Candidemia in humans is often associated with an endotoxic shock-like syndrome, comparable to gram-negative sepsis. Tumor necrosis factor-alpha (TNF alpha) has been implicated as a mediator in the endotoxic shock syndrome. The possible role of TNF alpha causing early deaths was explored in a murine model of acute infection with Candida albicans. In vitro data from three mouse strains (BALB/c, C3H/HeJ, and C3H/HeN) and in vivo data from BALB/c mice were obtained. Peritoneal macrophages from all three strains produced TNF alpha in vitro when stimulated with C. albicans. After intravenous infection with 10(8) cfu of C. albicans, mice died within 12 h. TNF concentrations in sera from these mice were significantly greater than in controls. Pretreatment of BALB/c mice with anti-murine TNF alpha did not alter mortality of C. albicans-infected mice, but pretreatment with murine TNF alpha reduced mortality. Therefore, in contrast to what was anticipated, TNF alpha may serve a protective role in murine candidiasis.

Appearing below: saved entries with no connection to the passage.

template <class Ctx>
HB_HD void wbc_equality_block(const Ctx& cx, const DevConfig& C, const WbcWork& W, WbcState& st) {
  const WbcCons& wc = st.wc;
  if (wc.n_eq > C.wbc_max_iter) st.status = HB_INST_MAXITER;
#if defined(__HIP_DEVICE_COMPILE__)
#pragma unroll
#endif
  for (int p = 0; p < 16 + 3 * HB_NC; ++p) {
    if (p >= wc.n_eq || st.status != 0) break;
    if (p == 5) { HB_WBC_MARK(7) }
    if (p < 16) {
      for (int k = cx.lane; k < NW; k += cx.nlanes) W.d[k] = dot4<NW>(W.J + k, NW, W.Ee + p * NW, 1);
    } else {
      const int sidx = 16 + 3 * wc.swing_foot((p - 16) / 3) + (p - 16) % 3;
      for (int k = cx.lane; k < NW; k += cx.nlanes) W.d[k] = W.J[sidx * NW + k];
    }
    cx.sync();
    if (p == 5) { HB_WBC_MARK(8) }
    wbc_reflect(cx, W, st, st.q);
    if (p == 5) { HB_WBC_MARK(9) }
    if (!wbc_append_row(cx, W, st, p, 0.0)) { st.status = HB_INST_INFEASIBLE; break; }
    ++st.iter;
    cx.sync();
  }
  HB_WBC_MARK(4)
  const int q = st.q;
  if (st.status == 0 && q > 0) {
    for (int pp = cx.lane; pp < NW; pp += cx.nlanes) {
      double sres = 0.0;
      if (pp < q) {
        if (pp < 16) sres = dot4<NW>(W.Ee + pp * NW, 1, W.x, 1) - W.beom[pp];
        else sres = W.x[16 + 3 * wc.swing_foot((pp - 16) / 3) + (pp - 16) % 3];
      }
      W.r[pp] = sres;
    }
    cx.sync();
#if defined(__HIP_DEVICE_COMPILE__)
    {
      double sres = cx.lane < NW ? W.r[cx.lane] : 0.0;
      const double rdiag = rcp_t(cx.lane < q ? W.R[cx.lane * NW + cx.lane] : 1.0);
      double xacc = 0.0;
      for (int i = 0; i < q; ++i) {
        const double yi = wave_bcast_f64(sres * rdiag, i);
        if (cx.lane > i && cx.lane < q) sres -= W.R[i * NW + cx.lane] * yi;
        xacc += (cx.lane < NW ? W.J[cx.lane * NW + i] : 0.0) * yi;
      }
      if (cx.lane < NW) W.x[cx.lane] -= xacc;
    }
#else
    for (int l0 = cx.lane; l0 < 1; l0 += cx.nlanes) {
      for (int i = 0; i < q; ++i) {
        const double yi = W.r[i] / W.R[i * NW + i];
        for (int pp = i + 1; pp < q; ++pp) W.r[pp] -= W.R[i * NW + pp] * yi;
        W.r[i] = yi;
      }
      for (int k = 0; k < NW; ++k) {
        double acc = 0.0;
        for (int i = 0; i < q; ++i) acc += W.J[k * NW + i] * W.r[i];
        W.x[k] -= acc;
      }
    }
#endif
    cx.sync();
  }
  HB_WBC_MARK(5)
  st.n_eq_active = q;
}

template <class Ctx, class Visit>
HB_HD void wbc_backsolve_inequalities(const Ctx& cx, const WbcWork& W, const WbcState& st, Visit visit) {
  for (int i = st.q - 1; i >= st.n_eq_active; --i) {
    const double ri = W.r[i] / W.R[i * NW + i];
    cx.sync();
    for (int k = st.n_eq_active + cx.lane; k < i; k += cx.nlanes) W.r[k] -= W.R[k * NW + i] * ri;
    if (cx.lane == 0) visit(i, ri);
    cx.sync();
  }
}

template <class Ctx>
HB_HD void wbc_regularisation_step(const Ctx& cx, const WbcWork& W, WbcState& st) {
  for (int i = cx.lane; i < NW; i += cx.nlanes) { W.np[i] = W.x[i] - W.xb[i]; W.xb[i] = W.x[i]; }
  cx.sync();
  for (int k = cx.lane; k < NW; k += cx.nlanes) W.d[k] = dot4<NW>(W.J + k, NW, W.np, 1);
  cx.sync();
  for (int i = cx.lane; i < NW; i += cx.nlanes) {
    W.x[i] += st.eps * wbc_j2d2(W, st, i);
    if (i < st.q) W.r[i] = W.d[i];
  }
  cx.sync();
  wbc_backsolve_inequalities(cx, W, st, [&](int i, double ri) { W.lam[i] = fmax(0.0, W.lam[i] + st.eps * ri); });
}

人类念珠菌血症常与一种类似内毒素休克的综合征相关,类似于革兰氏阴性菌败血症。肿瘤坏死因子-α(TNFα)被认为是内毒素休克综合征的介质。在白色念珠菌急性感染的小鼠模型中探讨了TNFα导致早期死亡的可能作用。获得了来自三种小鼠品系(BALB/c、C3H/HeJ和C3H/HeN)的体外数据以及来自BALB/c小鼠的体内数据。当用白色念珠菌刺激时,所有三种品系的腹膜巨噬细胞在体外均产生TNFα。静脉注射10⁸ cfu白色念珠菌后,小鼠在12小时内死亡。这些小鼠血清中的TNF浓度显著高于对照组。用抗小鼠TNFα对BALB/c小鼠进行预处理并未改变白色念珠菌感染小鼠的死亡率,但用小鼠TNFα进行预处理可降低死亡率。因此,与预期相反,TNFα在小鼠念珠菌病中可能起保护作用。